[Records from a dataset]
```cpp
struct BuildOp : Op {
    pg_plan_hash_build plan;
    int64_t tbl = -1;
    std::unique_ptr<Table> t;
    int64_t cap_rows = 0;
    DevBuf counters;
    bool part = false;
    int32_t P = 1, Kact = 1, capp_bits = 0;
    DevBuf stage, cursorb, barb;
    void init()
    {
        t.reset(new Table());
        t->key_set_only = plan.key_set_only != 0;
        if (plan.dense_array || plan.agg_table)
            for (int p = 0; p < plan.n_preds && p < PG_MAX_PRED; p++)
                if (plan.preds[p].op >= PG_CMP_IS_NULL)
                    throw std::runtime_error(
                        "IS NULL / IS NOT NULL predicates are not "
                        "supported on dense_array and agg_table builds "
                        "(filter ahead of the build, or use a chained "
                        "build)");
        if (plan.range_group) {
            if (plan.capacity_hint <= 0)
                throw std::runtime_error(
                    "range_group needs capacity_hint = max key");
            t->range_group = true;
            t->slot_payloads = true;
            t->cap = plan.capacity_hint;
            t->mask = t->cap - 1;
            t->local_mask = t->mask;
            return;
        }
        if (plan.dense_array) {
            if (plan.n_payload != 1 && !plan.key_set_only)
                throw std::runtime_error(
                    "dense_array needs one u8 payload (or key_set_only)");
            t->dense = true;
            t->cap = plan.capacity_hint;
            t->payload.emplace_back();
            t->ptag.push_back(PG_T_U8);
            t->dense_alloc_pending = true;
            if (plan.key_set_only) {
                t->payload.back().alloc((size_t)t->cap);
                t->payload.back().zero();
                t->dense_alloc_pending = false;
            }
            return;
        }
        if (plan.agg_table) {
            t->slot_payloads = true;
            if (plan.pack_bits) {
                if (plan.n_payload != 1 || plan.pack_bits < 1 ||
                    plan.pack_bits > 32)
                    throw std::runtime_error(
                        "pack_bits needs exactly one payload and "
                        "1..32 bits");
                t->pack_bits = plan.pack_bits;
            }
            int64_t mult10 = plan.fill_x10 >= 11 ? plan.fill_x10 : 20;
            if (const char* em = getenv("PG_CAP_X10"))
                if (atoi(em) >= 11) mult10 = atoi(em);
            int64_t cap = next_pow2(plan.capacity_hint * mult10 / 10 + 16);
            t->cap = cap;
            t->mask = cap - 1;
            t->local_mask = cap - 1;
            t->keys.alloc((size_t)cap * 8);
            int64_t part_min = 512ll << 20;
            if (const char* ep = getenv("PG_PART_MIN_SLOTS"))
                if (atoll(ep) > 0) part_min = atoll(ep);
            part = cap >= part_min;
            bool always_hit = plan.fill_x10 >= 11 && plan.fill_x10 < 20;
            if (!always_hit && (part || cap >= (64ll << 20))) {
                t->tags.alloc((size_t)cap);
                if (!part) t->tags.zero();
            }
            counters.alloc(40);
            counters.zero();
            if (plan.bitmap_max_key > 0) {
                t->bmax = plan.bitmap_max_key;
                t->kbits.alloc((size_t)((t->bmax >> 6) + 1) * 8);
                t->kbits.zero();
            }
            if (part) {
                P = 256;
                while (cap / P < (64ll << 10)) P >>= 1;
                int64_t slot_bytes = 8 + (t->tags.p ? 1 : 0) +
                                     8ll * plan.n_payload;
                int64_t region_bytes = cap / P * slot_bytes;
                Kact = (int32_t)((128ll << 20) / region_bytes);
                if (Kact < 1) Kact = 1;
                if (Kact > P) Kact = P;
                const char* ek = getenv("PG_PART_K");
                if (ek && atoi(ek) > 0) {
                    Kact = atoi(ek);
                    if (Kact > P) Kact = P;
                }
                int64_t cap_p = cap / P;
                capp_bits = 0;
                while ((1ll << capp_bits) < cap_p) capp_bits++;
                t->local_mask = cap_p - 1;
                int32_t r_words = 1 + plan.n_payload;
                stage.alloc((size_t)cap * r_words * 8);
                cursorb.alloc((size_t)P * 8);
                cursorb.zero();
                barb.alloc(8);
                barb.zero();
            } else {
                hipLaunchKernelGGL(k_tbl_init, dim3(1024), dim3(256), 0,
                                   g_stream, (int64_t*)t->keys.p, nullptr,
                                   cap);
            }
            for (int i = 0; i < plan.n_payload; i++) {
                t->payload.emplace_back();
                t->ptag.push_back(-1);
                t->payload.back().alloc(
                    plan.pack_bits ? 1 : (size_t)cap * 8);
            }
            return;
        }
        cap_rows = plan.capacity_hint > 16 ? plan.capacity_hint : 16;
        t->key_rows.alloc((size_t)cap_rows * 8);
        for (int i = 0; i < plan.n_payload; i++) {
            t->payload.emplace_back();
            t->ptag.push_back(-1);
            t->payload.back().alloc((size_t)cap_rows * 8);
        }
    }
    void grow(int64_t need)
    {
        if (need <= cap_rows) return;
        int64_t nc = cap_rows;
        while (nc < need) nc *= 2;
        DevBuf nk;
        nk.alloc((size_t)nc * 8);
        CHKV(hipMemcpyAsync(nk.p, t->key_rows.p, (size_t)t->n_rows * 8,
                            hipMemcpyDeviceToDevice, g_stream));
        t->key_rows = std::move(nk);
        for (size_t i = 0; i < t->payload.size(); i++) {
            DevBuf np;
            np.alloc((size_t)nc * 8);
            CHKV(hipMemcpyAsync(np.p, t->payload[i].p,
                                (size_t)t->n_rows *
                                    (t->ptag[i] >= 0
                                         ? type_size(t->ptag[i])
                                         : 8),
                                hipMemcpyDeviceToDevice, g_stream));
            t->payload[i] = std::move(np);
        }
        cap_rows = nc;
    }
    const Table* semi_table()
    {
        if (plan.semijoin_table < 0) return nullptr;
        std::lock_guard<std::mutex> lk(g_mu);
        auto it = g_tables.find(plan.semijoin_table);
        if (it == g_tables.end())
            throw std::runtime_error("semijoin table not found");
        return it->second.get();
    }
    void add_input(const pg_page* in) override
    {
        if (plan.range_group)
            throw std::runtime_error(
                "range_group tables take no build input (the domain is "
                "the key range itself)");
        StagedPage sp;
        sp.stage(in);
        for (int i = 0; i < plan.n_payload; i++)
            if (t->ptag[i] < 0)
                t->ptag[i] = (plan.agg_table &&
                              plan.payload_lookup_table > 0 && i == 0)
                                 ? PG_T_U8
                                 : sp.pg.cols[plan.payload_col[i]].tag;
        if (plan.dense_array) {
            if (plan.semijoin_table > 0)
                throw std::runtime_error(
                    "dense_array builds do not evaluate semijoins — "
                    "pre-filter with a FILTER_PROJECT semijoin instead");
            if (sp.pg.cols[plan.key_col].tag != PG_T_I64 ||
                (!plan.key_set_only && !plan.payload_lookup_table &&
                 sp.pg.cols[plan.payload_col[0]].tag != PG_T_U8 &&
                 sp.pg.cols[plan.payload_col[0]].tag != PG_T_I32))
                throw std::runtime_error(
                    "dense_array expects I64 keys and a U8/I32 payload");
            int32_t ptag =
                plan.key_set_only || plan.payload_lookup_table
                    ? PG_T_U8
                    : sp.pg.cols[plan.payload_col[0]].tag;
            if (t->dense_alloc_pending) {
                t->ptag[0] = ptag;
                t->payload[0].alloc((size_t)t->cap *
                                    (ptag == PG_T_I32 ? 4 : 1));
                t->payload[0].zero();
                t->dense_alloc_pending = false;
            } else if (t->ptag[0] != ptag) {
                throw std::runtime_error(
                    "dense_array payload tag changed across pages");
            }
            if (plan.payload_lookup_table > 0) {
                const Table* lu;
                {
                    std::lock_guard<std::mutex> lk(g_mu);
                    auto it = g_tables.find(plan.payload_lookup_table);
                    if (it == g_tables.end() || !it->second->dense ||
                        it->second->ptag[0] != PG_T_U8)
                        throw std::runtime_error(
                            "dense fill lookup needs a dense u8 table");
                    lu = it->second.get();
                }
                hipLaunchKernelGGL(
                    k_dense_fill_lu, dim3(2048), dim3(256), 0, g_stream,
                    sp.pg, plan, (const uint8_t*)lu->payload[0].p,
                    lu->cap, (uint8_t*)t->payload[0].p, t->cap);
            } else if (ptag == PG_T_I32)
                hipLaunchKernelGGL(
                    k_dense_fill32, dim3(2048), dim3(256), 0, g_stream,
                    sp.pg, plan,
                    (const int32_t*)sp.pg.cols[plan.payload_col[0]].data,
                    (int32_t*)t->payload[0].p, t->cap);
            else
                hipLaunchKernelGGL(
                    k_dense_fill, dim3(2048), dim3(256), 0, g_stream,
                    sp.pg, plan,
                    plan.key_set_only
                        ? nullptr
                        : (const uint8_t*)
                              sp.pg.cols[plan.payload_col[0]].data,
                    (uint8_t*)t->payload[0].p, t->cap);
            CHKV(hipStreamSynchronize(g_stream));
            return;
        }
        if (plan.agg_table) {
            const Table* semi = semi_table();
            const Table* lu = nullptr;
            if (plan.payload_lookup_table > 0) {
                std::lock_guard<std::mutex> lk(g_mu);
                auto it = g_tables.find(plan.payload_lookup_table);
                if (it == g_tables.end() ||
                    !(it->second->slot_payloads || it->second->dense) ||
                    it->second->ptag.empty() ||
                    it->second->ptag[0] != PG_T_U8)
                    throw std::runtime_error(
                        "payload_lookup_table must be an agg_table or "
                        "dense_array with a u8 payload");
                lu = it->second.get();
            }
            direct_payloads dp{};
            dp.n = plan.n_payload;
            for (int o = 0; o < dp.n; o++) {
                dp.ptr[o] = t->payload[o].p;
                dp.tag[o] = lu && o == 0 ? PG_T_U8 : t->ptag[o];
                dp.src[o] = plan.payload_col[o];
            }
            if (part) {
                hot_begin();
                hipLaunchKernelGGL(
                    k_part_scatter, dim3(2048), dim3(256), 0, g_stream,
                    sp.pg, plan, set_ptr(semi), set_mask_of(semi),
                    lu && !lu->dense ? (const int64_t*)lu->keys.p
                                     : nullptr,
                    lu && !lu->dense ? (const uint8_t*)lu->tags.p
                                     : nullptr,
                    lu ? (lu->dense ? lu->cap : lu->mask) : 0,
                    lu ? (lu->dense ? lu->cap : lu->local_mask) : 0,
                    lu ? (const uint8_t*)lu->payload[0].p : nullptr, dp,
                    t->mask, capp_bits, P, (int64_t*)stage.p,
                    (unsigned long long*)cursorb.p, t->cap / P,
                    1 + plan.n_payload,
                    (unsigned long long*)counters.p + 2);
                hot_end();
                CHKV(hipStreamSynchronize(g_stream));
                return;
            }
            hot_begin();
            hipLaunchKernelGGL(k_tbl_insert_direct, dim3(4096), dim3(256),
                               0, g_stream, sp.pg, plan, set_ptr(semi),
                               set_mask_of(semi),
                               lu && !lu->dense
                                   ? (const int64_t*)lu->keys.p
                                   : nullptr,
                               lu && !lu->dense
                                   ? (const uint8_t*)lu->tags.p
                                   : nullptr,
                               lu ? (lu->dense ? lu->cap : lu->mask) : 0,
                               lu ? (lu->dense ? lu->cap : lu->local_mask)
                                  : 0,
                               lu ? (const uint8_t*)lu->payload[0].p
                                  : nullptr,
                               (int64_t*)t->keys.p,
                               (uint8_t*)t->tags.p, dp, t->mask,
                               (unsigned long long*)counters.p,
                               (unsigned long long*)counters.p + 1,
                               (unsigned long long*)counters.p + 3,
                               (unsigned long long*)t->kbits.p, t->bmax,
                               (unsigned long long*)counters.p + 4);
            hot_end();
            CHKV(hipStreamSynchronize(g_stream));
            return;
        }
        pg_plan_filter_project fp{};
        fp.n_preds = plan.n_preds;
        memcpy(fp.preds, plan.preds, sizeof(fp.preds));
        fp.n_proj = 1 + plan.n_payload;
        fp.proj[0].kind = PG_PROJ_IDENT;
        fp.proj[0].a = plan.key_col;
        for (int i = 0; i < plan.n_payload; i++) {
            fp.proj[1 + i].kind = PG_PROJ_IDENT;
            fp.proj[1 + i].a = plan.payload_col[i];
        }
        const Table* semi = nullptr;
        if (plan.semijoin_table >= 0) {
            std::lock_guard<std::mutex> lk(g_mu);
            auto it = g_tables.find(plan.semijoin_table);
            if (it == g_tables.end())
                throw std::runtime_error("semijoin table not found");
            semi = it->second.get();
        }
        int64_t chunk = sel_chunk(sp.pg.n_rows);
        SelResult r =
            sel_count(sp.pg, fp, semi, plan.semijoin_col, chunk);
        grow(t->n_rows + r.n);
        emit_outs outs{};
        outs.n = fp.n_proj;
        outs.ptr[0] = (int8_t*)t->key_rows.p + t->n_rows * 8;
        outs.tag[0] = PG_T_I64;
        for (int i = 0; i < plan.n_payload; i++) {
            outs.ptr[1 + i] = (int8_t*)t->payload[i].p +
                              t->n_rows * type_size(t->ptag[i]);
            outs.tag[1 + i] = t->ptag[i];
        }
        if (sp.pg.cols[plan.key_col].tag != PG_T_I64)
            throw std::runtime_error("build key must be an I64 column");
        sel_emit(sp.pg, fp, semi, plan.semijoin_col, chunk, r, outs);
        t->n_rows += r.n;
    }
    void finish() override
    {
        if (plan.dense_array || plan.range_group) {
            std::lock_guard<std::mutex> lk(g_mu);
            tbl = g_next_table++;
            g_tables[tbl] = std::move(t);
            return;
        }
        if (plan.agg_table) {
            if (part) {
                direct_payloads dp{};
                dp.n = plan.n_payload;
                for (int o = 0; o < dp.n; o++) {
                    dp.ptr[o] = t->payload[o].p;
                    dp.tag[o] = (plan.payload_lookup_table > 0 && o == 0)
                                    ? PG_T_U8
                                    : t->ptag[o];
                }
                static int use_bar = -1;
                if (use_bar < 0) {
                    const char* eb = getenv("PG_PART_BARRIER");
                    use_bar = eb ? atoi(eb) : 0;
                }
                hot_begin();
                if (!use_bar) {
                    hipLaunchKernelGGL(k_tbl_init, dim3(1024), dim3(256),
                                       0, g_stream, (int64_t*)t->keys.p,
                                       nullptr, t->cap);
                    if (t->tags.p)
                        CHKV(hipMemsetAsync(t->tags.p, 0, t->tags.sz,
                                            g_stream));
                }
                hipLaunchKernelGGL(k_part_insert,
                                   dim3(use_bar ? persistent_grid()
                                                : 4096), dim3(256), 0,
                                   g_stream, (const int64_t*)stage.p,
                                   (const unsigned long long*)cursorb.p,
                                   t->cap / P, 1 + plan.n_payload,
                                   (int64_t*)t->keys.p,
                                   (uint8_t*)t->tags.p, dp, t->cap / P, P,
                                   Kact, use_bar, plan.pack_bits,
                                   (unsigned long long*)barb.p,
                                   (unsigned long long*)counters.p,
                                   (unsigned long long*)counters.p + 1,
                                   (unsigned long long*)counters.p + 3,
                                   (unsigned long long*)t->kbits.p,
                                   t->bmax,
                                   (unsigned long long*)counters.p + 4);
                hot_end();
                CHKV(hipStreamSynchronize(g_stream));
                stage.free();
                cursorb.free();
                barb.free();
            }
            unsigned long long c[5];
            CHKV(hipMemcpy(c, counters.p, 40, hipMemcpyDeviceToHost));
            if (c[4])
                throw std::runtime_error(
                    "bitmap_max_key violated: build key outside "
                    "[1, bitmap_max_key]");
            if (c[3])
                throw std::runtime_error(
                    "pack_bits violated: key or payload outside the "
                    "declared bit ranges");
            if (c[2])
                throw std::runtime_error(
                    "partition staging overflow (unexpected hash skew): "
                    "raise capacity_hint");
            if (c[1])
                throw std::runtime_error(
                    "agg table overflow: capacity_hint too small");
            if ((int64_t)c[0] * 100 > t->cap * 85)
                throw std::runtime_error(
                    "agg table fill exceeded 0.85: raise capacity_hint");
            t->n_rows = (int64_t)c[0];
            std::lock_guard<std::mutex> lk(g_mu);
            tbl = g_next_table++;
            g_tables[tbl] = std::move(t);
            return;
        }
        int64_t cap = next_pow2(t->n_rows * 2 + 16);
        t->cap = cap;
        t->mask = cap - 1;
        t->local_mask = cap - 1;
        t->keys.alloc((size_t)cap * 8);
        if (!t->key_set_only) {
            t->head.alloc((size_t)cap * 4);
            t->next.alloc((size_t)(t->n_rows ? t->n_rows : 1) * 4);
// ... 2441 lines not shown
```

• _Instructions to follow_: All lines above holding the word "move" make up the answer; copy each one.

• _Answer box_:
        t->key_rows = std::move(nk);
            t->payload[i] = std::move(np);
            g_tables[tbl] = std::move(t);
            g_tables[tbl] = std::move(t);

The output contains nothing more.